= Doug Lauffenburger =

American academic

Douglas A. Lauffenburger is an American academic who is Ford Professor of Biological Engineering, Chemical Engineering, and Biology at the Massachusetts Institute of Technology (since 2009). He is a member of the David H. Koch Institute for Integrative Cancer Research and MIT Center for Gynepathology Research as well as an Affiliate, The Ragon Institute of Mass General, MIT and Harvard.

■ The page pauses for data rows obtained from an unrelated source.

template <int MODE, int NCH, int U, typename T, bool DUAL>
__global__ __launch_bounds__(kThreads) void embed_mix_kernel(const MixArgs A) {
    extern __shared__ __attribute__((aligned(16))) unsigned char lds_wave[];
    constexpr bool has_ids = MODE != MOT_MIX_NOOP;
    constexpr bool dual = DUAL;
    const int lane = threadIdx.x & 63;
    const int wave = __builtin_amdgcn_readfirstlane(threadIdx.x >> 6);
    const int64_t unit_id = (int64_t)blockIdx.x * kWaves + wave;
    if (unit_id >= A.n_units) return;
    const int64_t row = unit_id / A.units_per_row;
    const int64_t u0 = (unit_id - row * A.units_per_row) * A.unit;
    const int ntok = (int)min((int64_t)A.unit, A.T - u0);
    const int stream_eb = (has_ids && A.id_source == MOT_IDS_FROM_TTB && A.pull_dir != kPullNone) ? A.ttb_elem : 0;
    const WaveLds W = wave_lds_carve(lds_wave + (size_t)wave * A.wave_lds, A.unit, has_ids ? A.bpt : 0, dual, stream_eb);
    MixStream<MODE, NCH, U, T, DUAL> S(A, W, ntok);

    auto from_ttb = [&](auto indexer) {
        S.tokv = indexer.tokens();
        S.unit_lane0 = indexer.unit_lane0;
        indexer.load_rows();
#ifndef MOT_VAR_NOPREFETCH
        S.request(0);
#endif
        indexer.finish();
#ifdef MOT_VAR_NOPREFETCH
        S.request(0);
#endif
    };
    if (has_ids && A.id_source == MOT_IDS_FROM_TTB) {
        if (A.ttb_elem == 2) {
            if (A.pull_dir == kPullLeft) from_ttb(WaveIndexer<kPullLeft, int16_t>(A, W, row, u0, ntok, dual));
            else if (A.pull_dir == kPullRight) from_ttb(WaveIndexer<kPullRight, int16_t>(A, W, row, u0, ntok, dual));
            else from_ttb(WaveIndexer<kPullNone, int16_t>(A, W, row, u0, ntok, dual));
        } else {
            if (A.pull_dir == kPullLeft) from_ttb(WaveIndexer<kPullLeft, int32_t>(A, W, row, u0, ntok, dual));
            else if (A.pull_dir == kPullRight) from_ttb(WaveIndexer<kPullRight, int32_t>(A, W, row, u0, ntok, dual));
            else from_ttb(WaveIndexer<kPullNone, int32_t>(A, W, row, u0, ntok, dual));
        }
    } else {
        S.tokv = lane < ntok ? A.tokens[row * A.T + u0 + lane] : 0;
        S.request(0);
        if (has_ids) wave_ids_given(A, W, row, u0, ntok);
        else if (A.counters && lane == 0) atomicAdd((unsigned long long *)A.counters, (unsigned long long)ntok);
    }

    T *orow = (T *)A.out + (row * A.T + u0) * (int64_t)S.Dm;
    S.run([&](int t) { return orow + (int64_t)t * S.Dm; });
}

constexpr int kRouteUnits = 8;
constexpr int64_t kRouteMinTokens = 131072;
constexpr int kClaimShards = 64;
constexpr int kClaimStride = 64;

struct RouteWs {
    uint32_t *claim;
    uint8_t *ends;
    uint8_t *offs;
    uint16_t *ids;
    uint16_t *ids2;
};

template <int DIR, typename E>
__global__ __launch_bounds__(kThreads) void route_index_kernel(const MixArgs A, const RouteWs R) {
    extern __shared__ __attribute__((aligned(16))) unsigned char lds_wave[];
    const int lane = threadIdx.x & 63;
    const int wave = __builtin_amdgcn_readfirstlane(threadIdx.x >> 6);
    if (blockIdx.x < 2) R.claim[(blockIdx.x * kThreads + threadIdx.x) * kClaimStride] = 0;
    const int64_t unit_id = (int64_t)blockIdx.x * kWaves + wave;
    if (unit_id >= A.n_units) return;
    const int64_t row = unit_id / A.units_per_row;
    const int64_t u0 = (unit_id - row * A.units_per_row) * A.unit;
    const int ntok = (int)min((int64_t)A.unit, A.T - u0);
    const bool dual = A.add_padded != 0;
    const WaveLds W = wave_lds_carve(lds_wave + (size_t)wave * A.wave_lds, A.unit, A.bpt, dual, DIR != kPullNone ? A.ttb_elem : 0);
    WaveIndexer<DIR, E> ix(A, W, row, u0, ntok, dual);
    const int tok = ix.tokens();
    ix.load_rows();
    ix.finish();

    const int bpt = A.bpt, sv = bpt | 1, n = ntok * bpt;
    const int64_t base = (row * A.T + u0) * bpt;
    for (int i = lane; i < n; i += 64) {
        const int t = i / bpt, k = i - t * bpt;
        R.ids[base + i] = (uint16_t)W.ids[t * sv + k];
        if (dual) R.ids2[base + i] = (uint16_t)W.ids2[t * sv + k];
    }
    const bool in = ix.in_unit;
    const int b = tok & 7;
    int rank = 0, end = 0, acc = 0;
#pragma unroll
    for (int q = 0; q < 8; ++q) {
        const unsigned long long m = __ballot(in && b == q);
        if (in && b == q) rank = acc + (int)__builtin_amdgcn_mbcnt_hi((unsigned)(m >> 32), __builtin_amdgcn_mbcnt_lo((unsigned)m, 0u));
        acc += __popcll(m);
        if (lane == q) end = acc;
    }
    if (in) R.offs[unit_id * A.unit + rank] = (uint8_t)ix.j;
    if (lane < 8) R.ends[unit_id * 8 + lane] = (uint8_t)end;
}

template <int NCH, int U, typename T, bool DUAL>
__global__ __launch_bounds__(kThreads) void embed_mix_routed_kernel(const MixArgs A, const RouteWs R) {
    extern __shared__ __attribute__((aligned(16))) unsigned char lds_wave[];
    const int lane = threadIdx.x & 63;
    const int wave = __builtin_amdgcn_readfirstlane(threadIdx.x >> 6);
    const WaveLds W = wave_lds_carve(lds_wave + (size_t)wave * A.wave_lds, 64, A.bpt, DUAL, 0);
    MixStream<MOT_MIX_SUM, NCH, U, T, DUAL> S(A, W, 0);
    const int bpt = A.bpt, sv = bpt | 1;
    const int64_t n_chunks = (A.n_units + kRouteUnits - 1) / kRouteUnits;
    const int home = blockIdx.x & 7;
    const int shard = ((blockIdx.x >> 3) * kWaves + wave) % kClaimShards;
    for (int q = 0; q < 8;) {
        const int b = (home + q) & 7;
        const int64_t lo = n_chunks * shard / kClaimShards, hi = n_chunks * (shard + 1) / kClaimShards;
        uint32_t k = 0;
        if (lane == 0) k = atomicAdd(R.claim + (b * kClaimShards + shard) * kClaimStride, 1u);
        const int64_t c = lo + __builtin_amdgcn_readfirstlane(k);
        if (c >= hi) { ++q; continue; }
        const int64_t uc = c * kRouteUnits;
        int nb = 0, sb = 0;
        if (lane < kRouteUnits && uc + lane < A.n_units) {
            const uint8_t *e = R.ends + (uc + lane) * 8;
            sb = b ? e[b - 1] : 0;
            nb = e[b] - sb;
        }
        const int incl = wave_scan_add(nb), excl = incl - nb;
        const int total = __builtin_amdgcn_readlane(incl, kRouteUnits - 1);
        for (int p0 = 0; p0 < total; p0 += 64) {
            const int l = p0 + lane;
            int g = 0;
#pragma unroll
            for (int gg = 1; gg < kRouteUnits; ++gg) g = l >= __builtin_amdgcn_readlane(excl, gg) ? gg : g;
            const int ex = __shfl(excl, g, 64), st = __shfl(sb, g, 64);
            int64_t pos = 0;
            int tok = 0;
            if (l < total) {
                const int64_t u = uc + g;
                const int64_t row = u / A.units_per_row;
                pos = row * A.T + (u - row * A.units_per_row) * A.unit + R.offs[u * A.unit + st + (l - ex)];
                tok = A.tokens[pos];
                if ((uint64_t)(uint32_t)tok >= (uint64_t)A.ttb_rows) tok = 0;
            }
            S.tokv = tok;
            S.ntok = min(64, total - p0);
            S.request(0);
            if (l < total) {
                const uint16_t *ia = R.ids + pos * bpt, *ib = R.ids2 + pos * bpt;
                if ((bpt & 7) == 0) {
                    typedef uint16_t u16x8 __attribute__((ext_vector_type(8)));
                    for (int k = 0; k < bpt; k += 8) {
                        const u16x8 va = *(const u16x8 *)(ia + k);
                        u16x8 vb;
                        if (DUAL) vb = *(const u16x8 *)(ib + k);
#pragma unroll
                        for (int e = 0; e < 8; ++e) {
                            W.ids[lane * sv + k + e] = va[e];
                            if (DUAL) W.ids2[lane * sv + k + e] = vb[e];
                        }
                    }
                } else {
                    for (int k = 0; k < bpt; ++k) {
                        W.ids[lane * sv + k] = ia[k];
                        if (DUAL) W.ids2[lane * sv + k] = ib[k];
                    }
                }
            }
            wave_lds_sync();
            const int plo = (int)(uint32_t)pos, phi = (int)(pos >> 32);
            S.run([&](int t) {
                const int64_t p = (int64_t)(((uint64_t)(uint32_t)__builtin_amdgcn_readlane(phi, t) << 32) |
                                            (uint32_t)__builtin_amdgcn_readlane(plo, t));
                return (T *)A.out + p * (int64_t)S.Dm;
            });
            wave_lds_sync();
        }
    }
}

template <typename T>
__global__ __launch_bounds__(kThreads) void rows_rnorm_kernel(const T *__restrict__ table, int64_t rows, int dim,
                                                              float eps, float *__restrict__ out) {
    const int lane = threadIdx.x & 63;
    const int64_t r = (int64_t)blockIdx.x * kWaves + (threadIdx.x >> 6);
    if (r >= rows) return;
    float ss = 0.f;
    for (int j = lane; j < dim; j += 64) {
        const float v = Elem<T>::load1(table + r * dim + j);
        ss += v * v;
    }
    ss = wave_sum(ss);
    if (lane == 0) out[r] = rms_scale(ss, dim, eps);
}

He is also editor in chief of the journal Integrative Biology.

Lauffenburger’s lab “emphasizes integration of experimental and mathematical/computational analysis approaches, toward development and validation of predictive models for physiologically-relevant behavior in terms of underlying molecular and molecular network properties.”

He was also one of six MIT professors elected as a fellow of the American Association for the Advancement of Science (AAAS) in 2019.

==Biography==
Lauffenburger earned a B.S. in Chemical Engineering from the University of Illinois and a Ph.D. in Chemical Engineering from the University of Minnesota.

Lauffenburger was a professor at the University of Illinois and the University of Pennsylvania and a visiting professor at the University of Wisconsin before his tenure at MIT. He was a visiting scientist at the University of Heidelberg in Germany.

At MIT, he has been a professor at the Department of Biological Engineering since 1998 and was then Head, 1998-2019; Professor, Department of Chemical Engineering, 1995-present; Professor, Department of Biology, 2002-present. He developed the basis of biological engineering curriculum at MIT which heavily emphasizes quantitative and engineering based biology. He was also instrumental in the development of the Department of Biological Engineering at MIT.

Lauffenburger was elected to the National Academy of Engineering in 2001 “for contributions in molecular and cellular engineering and for interfacing modern biology with engineering principles.”

In February 2021 Lauffenburger co-authored a paper in Nature Communications on how a certain level of COVID-19 anti-bodies may provide lasting protection against the virus. The paper was based on blood samples provided voluntarily by 4300 employees of SpaceX crediting also its CEO Elon Musk.